Ashes to Ashes, Dust to Dust

Cross at St

To help us all dive into this Lenten season, such a powerful time for us to deepen our relationship with the Lord and thus further our discernment, Fr. Tom Gaughan, C.S.C., the rector of Stanford Hall at the University of Notre Dame, wrote the following reflection for us.

There is no way around it: ashes symbolize death, destruction, and emptiness. For those of us who were alive in 1980, the image that went out to the world on May 18 was the giant plume of ash billowing from the eruption of Mt St. Helens in Washington state; an event that, in a matter of minutes, turned a lush and life-filled, perfectly dome shaped mountain into a lifeless, gray, mound of mud and debris, scoured of all vegetation with a gaping hole on its side. For those of us who were alive in 2001, the images of September 11 are imprinted on our minds and hearts of the giant plume of ash and smoke that was created as the twin towers of the World Trade Center crumbled to the earth; forever a memory of death, destruction, and devastation.

There is no way around it: ashes call to mind death, destruction, and emptiness.

Today we take this reminder of death and are marked with a cross; itself an instrument of death. Yet, for us as a people of faith, the cross is more than a symbol of death. For us, the cross is a symbol of hope, victory, and paradoxically, life. For we believe that by the blood of Jesus which was poured out for us on the cross, we are washed clean of our sins. We believe that by His death, death itself was swallowed up in the victory of the Resurrection.

Crucifix

So, we dare to stare death in the face. We dare to confront death with ashes and a cross because we know that the sacrifice of Jesus has won victory for us. We know that because of Jesus death is not the victor; we know that death does not have the final word!

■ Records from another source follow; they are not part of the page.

typedef __attribute__((address_space(3))) void lds_void_t;
typedef __attribute__((address_space(1))) void glb_void_t;
template <int T, int N2, int TN, int PROBE = 0, bool PF = false, int NX = TN, int ST = 0, int LD = 0, bool BL = false,
          bool XCD = false, int TAG = 0>
__global__ void __launch_bounds__(T * (TN / 16)) __attribute__((amdgpu_waves_per_eu(4)))
k_tp_mid_sw(cd* data, TPArgs a, int nunits) {
#ifndef CFP_KEXP
  static_assert(PROBE == 0, "timing probes are built in tools/kexp only");
#endif
  static_assert(T == 64 || (T == 32 && N2 == 8), "a wave = the 64 columns of one z group, or 32 columns of two");
  static_assert(N2 == 4 || N2 == 8, "y2 = the top 2 or 3 lane bits");
  static_assert(TN == 256, "z = 16 x 16: radix-16 stage A in registers, one exchange, radix-16 stage B");
  constexpr int N1 = TN / N2, TZ = TN / 16, NT = T * TZ, XT = T / N2, NXT = NX / XT;
  constexpr int XB = ilog2(XT);
  static_assert(NX % XT == 0, "whole x tiles");
  static_assert(!BL || (NX == TN && N2 == 8), "blocked layout: complex grid, 8 x times 8 y2");
  __shared__ __attribute__((aligned(16))) double lds[T * TN];
  __shared__ cd tw_l[TN];
  const int tid = threadIdx.x;
  for (int i = tid; i < TN; i += NT) tw_l[i] = a.tw[i];
  __syncthreads();
  const int lane0 = tid & 63;
  const int c0 = T == 64 ? lane0 : (lane0 & 3) | ((lane0 >> 3) << 2);
  const int tz0 = T == 64 ? tid / 64 : 2 * (tid >> 6) + ((lane0 >> 2) & 1);
  const i64 zs = (i64)NX << (a.lnyl ? a.lnyl : ilog2(TN));
  const auto col_ptr = [&](int u, int c, int tz) {
    const int xt = u % NXT, k1 = u / NXT;
    if constexpr (BL) return data + (i64)NX * N2 * k1 + xt * T + c + zs * tz;
    return data + xt * XT + (c & (XT - 1)) + (i64)NX * ((c >> XB) + N2 * k1) + zs * tz;
  };
  const auto tw_y = [&](int u, int c) { return tw_l[((c >> XB) * (a.k1_off + u / NXT)) & (TN - 1)]; };
  constexpr int NPF = PF ? 8 : 0;
  const int wv = __builtin_amdgcn_readfirstlane(tid / 64);
  if constexpr ((PROBE & PR_PRIO) != 0) {
    if (wv >= NT / 128) __builtin_amdgcn_s_setprio(1);
  }
  const auto prefetch = [&](int u) {
    const int c = idx(c0), tz = idx(tz0);
    const cd* src = col_ptr(u, c, tz);
#pragma unroll
    for (int m = 0; m < NPF; ++m)
      __builtin_amdgcn_global_load_lds((glb_void_t*)(src + zs * TZ * m), (lds_void_t*)(lds + (wv * NPF + m) * 128),
                                       16, 0, (LD & F_NT_LD) ? 2 : 0);
  };
  static_assert(!PF || (NT / 64) * NPF * 128 <= T * TN, "the prefetch fits the exchange buffer");
  if constexpr (PF) {
    if ((int)blockIdx.x < nunits) prefetch(XCD ? xcd_unit(blockIdx.x, gridDim.x) : (int)blockIdx.x);
  }
  const auto exchange_t = [&](cd* v, bool first) {
    if constexpr (PROBE & PR_NO_XCHG) return;
    const int c = idx(c0), tz = idx(tz0), lane = idx(lane0);
    const int l3 = N2 == 8 ? ((lane >> 3) & 1) : 0, l4 = (lane >> 4) & 1, l5 = (lane >> 5) & 1;
    const int wbase = (tz * 16 + l5 + 2 * l4) * T + (c & (XT - 1)) + XT * l3;
#pragma unroll
    for (int h = 0; h < 2; ++h) {
      if (!(first && h == 0)) lds_barrier();
#pragma unroll
      for (int r = 0; r < 16; ++r) {
        const int p = N2 == 8 ? 4 * (r & 1) + 2 * ((r >> 1) & 1) : 2 * (r & 1) + ((r >> 1) & 1);
        const int off = (r & 12) * T + XT * (N2 == 8 ? p & 6 : p);
        lds[wbase + off] = h ? v[r].y : v[r].x;
      }
      lds_barrier();
#pragma unroll
      for (int t = 0; t < 16; ++t) {
        const double d = lds[(tz + TZ * t) * T + c];
        if (h) v[t].y = d; else v[t].x = d;
      }
    }
  };
  const auto stage_b = [&](cd* v) {
    if constexpr (PROBE & PR_NO_ZMATH) return;
    const int tz = idx(tz0);
#pragma unroll
    for (int t = 1; t < 16; ++t) v[t] = cmul(v[t], tw_l[tz * t]);
    dft_reg<16>(v);
  };
  const auto lane_sign = [&]() {
    const int lane = idx(lane0);
    return (lane & 8) ? -1.0 : 1.0;
  };

  for (int it = blockIdx.x; it < nunits; it += gridDim.x) {
    const int u = XCD ? xcd_unit(it, gridDim.x) : it;
    cd v[16];
    if constexpr (PROBE & PR_NO_LOAD) {
      const int c = idx(c0), tz = idx(tz0);
#pragma unroll
      for (int m = 0; m < 16; ++m) v[m] = make_cd(c + m, tz + u);
    } else {
      const int c = idx(c0), tz = idx(tz0);
      const cd* src = col_ptr(u, c, tz);
#pragma unroll
      for (int m = NPF; m < 16; ++m) v[m] = gload<LD>(src + zs * TZ * m);
      if constexpr (PF) {
        asm volatile("s_waitcnt vmcnt(0)" ::: "memory");
#pragma unroll
        for (int m = 0; m < NPF; ++m) {
          const int lane = idx(lane0);
          v[m] = fromv(*reinterpret_cast<const dv2*>(lds + (wv * NPF + m) * 128 + 2 * lane));
        }
      }
    }
    {
      const int c = idx(c0);
      const cd w = tw_y(u, c);
#pragma unroll
      for (int m = 0; m < 16; ++m) v[m] = cmul(v[m], w);
    }
    if constexpr (!(PROBE & PR_NO_ZMATH)) dft_reg<16>(v);
    if constexpr (PROBE & PR_NO_Y2) {
    } else if constexpr (N2 == 8) {
      {
        const int lane = idx(lane0);
        dif_pairs<5, 1>(v, tw_l[(TN / 8) * ((lane >> 3) & 3)]);
      }
      {
        const int lane = idx(lane0);
        dif_pairs<4, 2>(v, tw_l[(TN / 4) * ((lane >> 3) & 1)]);
      }
      const double s = lane_sign();
#pragma unroll
      for (int r = 0; r < 16; ++r) v[r] = bfly_l3(v[r], s);
    } else {
      {
        const int lane = idx(lane0);
        dif_pairs<5, 1>(v, tw_l[(TN / 4) * ((lane >> 4) & 1)]);
      }
      dif_pairs<4, 2, false>(v, make_cd(1.0, 0.0));
    }
    exchange_t(v, !PF);
    stage_b(v);
    {
      const int c = idx(c0), tz = idx(tz0);
      const int k1 = a.k1_off + u / NXT, p = c >> XB;
      const cd cs = a.colsym[(u % NXT) * XT + (c & (XT - 1)) + (i64)NX * (k1 + N1 * brev<N2>(p))];
#pragma unroll
      for (int m = 0; m < 16; ++m) {
        const cd d = cadd(cadd(cs, a.axsym[tz + TZ * m]), make_cd(1.0, 0.0));
        v[m] = (PROBE & PR_NO_ZMATH) ? cconj(v[m]) : cconj(cdiv_sym(v[m], d));
      }
    }
    if constexpr (!(PROBE & PR_NO_ZMATH)) dft_reg<16>(v);
    if constexpr (PROBE & PR_NO_Y2) {
    } else if constexpr (N2 == 8) {
      {
        const double s = lane_sign();
#pragma unroll
        for (int r = 0; r < 16; ++r) v[r] = bfly_l3(v[r], s);
      }
      {
        const int lane = idx(lane0);
        const cd w = tw_l[(TN / 4) * ((lane >> 3) & 1)];
#pragma unroll
        for (int k = 0; k < 16; ++k)
// ... 597 lines not shown
        for (int m = 0; m < PTS; ++m) lds[(ty + TY * m) * RS + x + (x >> 4)] = h ? -v[m].y : v[m].x;
        lds_barrier();
#pragma unroll
        for (int t = 0; t < PTS; ++t) {
          const int k = tpc + TPC * t, km = (M - k) & (M - 1);
          const double d = lds[r * RS + k + (k >> 4)], dm = lds[r * RS + km + (km >> 4)];
          if (h) { v[t].y = d; xm[t].y = dm; } else { v[t].x = d; xm[t].x = dm; }
        }
      }
    }
    lds_barrier();
    if (tpc == 0) xm[0] = qy[r];
#pragma unroll
    for (int t = 0; t < PTS; ++t) {
      const int k = tpc + TPC * t;
      const cd e = make_cd(0.5 * (v[t].x + xm[t].x), 0.5 * (v[t].y - xm[t].y));
      const cd d = make_cd(0.5 * (v[t].x - xm[t].x), 0.5 * (v[t].y + xm[t].y));
      const cd o = cmul(d, cconj(a.tw[k]));
      v[t] = cconj(make_cd(e.x - o.y, e.y + o.x));
    }
  };
  for (int u = blockIdx.x; u < nunits; u += gridDim.x) {
    const int z = u / N2, y2 = u % N2;
    cd v[PTS];
    if constexpr (!INV) {
      {
        const int r = idx(r0), tpc = idx(tpc0);
        const cd* src = reinterpret_cast<const cd*>(in_r) + ((i64)z * NY + y2 + N2 * r) * M + tpc;
#pragma unroll
        for (int t = 0; t < PTS; ++t) v[t] = gload<MF>(src + TPC * t);
        __builtin_amdgcn_sched_barrier(0);
        fft_stages<M, PTS, r0_of(M, PTS), true, N1, FW>(v, lds, tw_m, r, tpc, true);
      }
      to_columns_r2c(v, z, y2);
      {
        const int x = idx(x0), ty = idx(ty0);
        fft_stages<N1, PTS, r0_of(N1, PTS), false, TC, FW>(v, lds, tw_1, x, ty, true);
        cd* dst = H + ((i64)z * NY + y2 + N2 * ty) * M + x;
#pragma unroll
        for (int m = 0; m < PTS; ++m) dst[(i64)N2 * TY * M * m] = v[m];
      }
      if constexpr (WL) asm volatile("s_waitcnt lgkmcnt(0)" ::: "memory");
      if (tid < N1) {
        const int k = idx(tid);
        cd acc = make_cd(0.0, 0.0);
#pragma unroll 8
        for (int j = 0; j < N1; ++j) acc = cadd(acc, cmul(qy[j], tw_1[(j * k) & (N1 - 1)]));
        Q[(i64)z * NY + y2 + N2 * k] = acc;
      }
    } else {
      cd qk = make_cd(0.0, 0.0);
      if (tid < N1) qk = Q[(i64)z * NY + y2 + N2 * idx(tid)];
      {
        const int x = idx(x0), ty = idx(ty0);
        const cd* src = H + ((i64)z * NY + y2 + N2 * ty) * M + x;
#pragma unroll
        for (int m = 0; m < PTS; ++m) v[m] = src[(i64)N2 * TY * M * m];
        __builtin_amdgcn_sched_barrier(0);
#pragma unroll
        for (int m = 0; m < PTS; ++m) v[m] = cconj(v[m]);
        fft_stages<N1, PTS, r0_of(N1, PTS), false, TC, FW>(v, lds, tw_1, x, ty, true);
      }
      if (tid < 64) {
        if (tid < N1) qy[tid] = qk;
        asm volatile("s_waitcnt lgkmcnt(0)" ::: "memory");
        cd acc = make_cd(0.0, 0.0);
        const int y1 = idx(tid) & (N1 - 1);
#pragma unroll 8
        for (int k = 0; k < N1; ++k) acc = cadd(acc, cmul(qy[k], cconj(tw_1[(y1 * k) & (N1 - 1)])));
        asm volatile("s_waitcnt lgkmcnt(0)" ::: "memory");
        if (tid < N1) qy[tid] = acc;
      }
      to_rows_c2r(v, z, y2);
      {
        const int r = idx(r0), tpc = idx(tpc0);
        fft_stages<M, PTS, r0_of(M, PTS), true, N1, FW>(v, lds, tw_m, r, tpc, true);
        const double sc = a.scale;
        cd* dst = reinterpret_cast<cd*>(out_r) + ((i64)z * NY + y2 + N2 * r) * M + tpc;
#pragma unroll
        for (int t = 0; t < PTS; ++t) gstore<MF>(dst + TPC * t, make_cd(v[t].x * sc, -v[t].y * sc));
      }
    }
    lds_barrier();
  }
}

This daring confrontation with our mortality is how we begin Lent because Lent is a season of repentance that is marked by fasting, almsgiving, and prayer. It is a season of Grace which invites us to reflect on our lives and to confront the reality of our sins. Like the marking of a cross on our foreheads with ashes, our confrontation with our sins is not a morbid exercise that is meant to evoke guilt and shame. Rather, in this holy season of Lent, we confront our sins (naming them and seeking conversion from them) as a statement of our faith and belief that by bringing our sins to Jesus, by bringing what is dead and ash-like inside of us to the cross, then by doing this, we can experience the love of God that heals, forgives, and restores to new life.

We confront our sins with the confidence and the belief that the same love that raised Jesus from the dead reaches out to touch us where we feel most dead inside. And that being touched by God’s Love, God will change and resurrect the dead inside of us to new life.

We now begin a holy season of repentance; an invitation to confront the deadliness of sin in our lives, and to do so with courage, confidence, and hope because of the victory of the cross.

As we are marked with our symbol of hope by the ashes which remind us of the reality of our mortality, may we move forward through these forty days embracing this season of Grace and repentance with great confidence so that we may be led by them to a true conversion of heart and the splendor of Easter joy.